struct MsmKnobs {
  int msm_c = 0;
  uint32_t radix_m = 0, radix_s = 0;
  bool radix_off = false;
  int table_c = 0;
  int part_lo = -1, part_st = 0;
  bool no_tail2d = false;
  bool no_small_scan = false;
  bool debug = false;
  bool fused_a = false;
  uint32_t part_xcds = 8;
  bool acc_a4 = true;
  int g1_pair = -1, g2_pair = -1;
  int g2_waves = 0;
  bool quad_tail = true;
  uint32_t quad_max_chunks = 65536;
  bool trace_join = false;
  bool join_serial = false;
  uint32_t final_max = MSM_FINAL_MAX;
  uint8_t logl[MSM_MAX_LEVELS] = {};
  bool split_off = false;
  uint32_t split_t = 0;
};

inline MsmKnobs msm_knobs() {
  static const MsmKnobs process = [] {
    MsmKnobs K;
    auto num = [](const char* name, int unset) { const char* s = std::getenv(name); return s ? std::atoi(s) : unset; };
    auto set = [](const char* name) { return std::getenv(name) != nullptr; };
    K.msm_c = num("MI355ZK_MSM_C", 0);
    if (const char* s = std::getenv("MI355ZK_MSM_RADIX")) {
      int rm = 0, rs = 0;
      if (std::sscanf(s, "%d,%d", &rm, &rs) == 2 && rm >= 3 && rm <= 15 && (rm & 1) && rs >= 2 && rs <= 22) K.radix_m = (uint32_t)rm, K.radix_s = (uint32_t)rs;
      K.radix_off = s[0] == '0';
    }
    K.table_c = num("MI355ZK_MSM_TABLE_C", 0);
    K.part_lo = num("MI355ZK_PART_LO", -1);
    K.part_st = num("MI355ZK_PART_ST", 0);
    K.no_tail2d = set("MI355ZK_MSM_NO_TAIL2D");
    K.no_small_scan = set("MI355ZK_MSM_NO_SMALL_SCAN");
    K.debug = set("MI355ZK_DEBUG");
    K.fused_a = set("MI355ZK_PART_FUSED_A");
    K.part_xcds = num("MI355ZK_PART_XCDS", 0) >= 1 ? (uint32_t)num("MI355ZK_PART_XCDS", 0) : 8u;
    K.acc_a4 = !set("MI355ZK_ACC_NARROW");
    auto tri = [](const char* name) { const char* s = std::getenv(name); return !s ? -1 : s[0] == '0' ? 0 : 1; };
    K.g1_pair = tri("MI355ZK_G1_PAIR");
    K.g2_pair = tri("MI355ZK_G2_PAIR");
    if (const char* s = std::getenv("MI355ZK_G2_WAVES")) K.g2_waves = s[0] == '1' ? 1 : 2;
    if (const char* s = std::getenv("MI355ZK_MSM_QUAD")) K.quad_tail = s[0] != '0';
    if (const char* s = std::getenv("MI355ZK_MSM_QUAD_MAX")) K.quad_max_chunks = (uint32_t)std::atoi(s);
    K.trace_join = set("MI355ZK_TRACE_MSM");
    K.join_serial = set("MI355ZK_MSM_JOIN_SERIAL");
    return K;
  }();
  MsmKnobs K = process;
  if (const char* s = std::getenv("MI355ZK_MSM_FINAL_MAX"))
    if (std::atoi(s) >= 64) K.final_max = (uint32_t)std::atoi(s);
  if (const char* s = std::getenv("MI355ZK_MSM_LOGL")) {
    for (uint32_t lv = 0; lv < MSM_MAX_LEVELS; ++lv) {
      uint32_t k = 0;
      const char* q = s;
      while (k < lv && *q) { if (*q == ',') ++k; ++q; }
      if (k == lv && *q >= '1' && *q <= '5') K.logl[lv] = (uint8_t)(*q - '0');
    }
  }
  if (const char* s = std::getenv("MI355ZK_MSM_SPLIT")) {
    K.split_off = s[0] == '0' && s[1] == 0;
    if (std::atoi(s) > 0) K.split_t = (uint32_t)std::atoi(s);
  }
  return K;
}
##############################
ASSIGNMENT: Give again each line of the listing above, keeping every word the same.

RESULT FOR THIS TASK:
struct MsmKnobs {
  int msm_c = 0;
  uint32_t radix_m = 0, radix_s = 0;
  bool radix_off = false;
  int table_c = 0;
  int part_lo = -1, part_st = 0;
  bool no_tail2d = false;
  bool no_small_scan = false;
  bool debug = false;
  bool fused_a = false;
  uint32_t part_xcds = 8;
  bool acc_a4 = true;
  int g1_pair = -1, g2_pair = -1;
  int g2_waves = 0;
  bool quad_tail = true;
  uint32_t quad_max_chunks = 65536;
  bool trace_join = false;
  bool join_serial = false;
  uint32_t final_max = MSM_FINAL_MAX;
  uint8_t logl[MSM_MAX_LEVELS] = {};
  bool split_off = false;
  uint32_t split_t = 0;
};

inline MsmKnobs msm_knobs() {
  static const MsmKnobs process = [] {
    MsmKnobs K;
    auto num = [](const char* name, int unset) { const char* s = std::getenv(name); return s ? std::atoi(s) : unset; };
    auto set = [](const char* name) { return std::getenv(name) != nullptr; };
    K.msm_c = num("MI355ZK_MSM_C", 0);
    if (const char* s = std::getenv("MI355ZK_MSM_RADIX")) {
      int rm = 0, rs = 0;
      if (std::sscanf(s, "%d,%d", &rm, &rs) == 2 && rm >= 3 && rm <= 15 && (rm & 1) && rs >= 2 && rs <= 22) K.radix_m = (uint32_t)rm, K.radix_s = (uint32_t)rs;
      K.radix_off = s[0] == '0';
    }
    K.table_c = num("MI355ZK_MSM_TABLE_C", 0);
    K.part_lo = num("MI355ZK_PART_LO", -1);
    K.part_st = num("MI355ZK_PART_ST", 0);
    K.no_tail2d = set("MI355ZK_MSM_NO_TAIL2D");
    K.no_small_scan = set("MI355ZK_MSM_NO_SMALL_SCAN");
    K.debug = set("MI355ZK_DEBUG");
    K.fused_a = set("MI355ZK_PART_FUSED_A");
    K.part_xcds = num("MI355ZK_PART_XCDS", 0) >= 1 ? (uint32_t)num("MI355ZK_PART_XCDS", 0) : 8u;
    K.acc_a4 = !set("MI355ZK_ACC_NARROW");
    auto tri = [](const char* name) { const char* s = std::getenv(name); return !s ? -1 : s[0] == '0' ? 0 : 1; };
    K.g1_pair = tri("MI355ZK_G1_PAIR");
    K.g2_pair = tri("MI355ZK_G2_PAIR");
    if (const char* s = std::getenv("MI355ZK_G2_WAVES")) K.g2_waves = s[0] == '1' ? 1 : 2;
    if (const char* s = std::getenv("MI355ZK_MSM_QUAD")) K.quad_tail = s[0] != '0';
    if (const char* s = std::getenv("MI355ZK_MSM_QUAD_MAX")) K.quad_max_chunks = (uint32_t)std::atoi(s);
    K.trace_join = set("MI355ZK_TRACE_MSM");
    K.join_serial = set("MI355ZK_MSM_JOIN_SERIAL");
    return K;
  }();
  MsmKnobs K = process;
  if (const char* s = std::getenv("MI355ZK_MSM_FINAL_MAX"))
    if (std::atoi(s) >= 64) K.final_max = (uint32_t)std::atoi(s);
  if (const char* s = std::getenv("MI355ZK_MSM_LOGL")) {
    for (uint32_t lv = 0; lv < MSM_MAX_LEVELS; ++lv) {
      uint32_t k = 0;
      const char* q = s;
      while (k < lv && *q) { if (*q == ',') ++k; ++q; }
      if (k == lv && *q >= '1' && *q <= '5') K.logl[lv] = (uint8_t)(*q - '0');
    }
  }
  if (const char* s = std::getenv("MI355ZK_MSM_SPLIT")) {
    K.split_off = s[0] == '0' && s[1] == 0;
    if (std::atoi(s) > 0) K.split_t = (uint32_t)std::atoi(s);
  }
  return K;
}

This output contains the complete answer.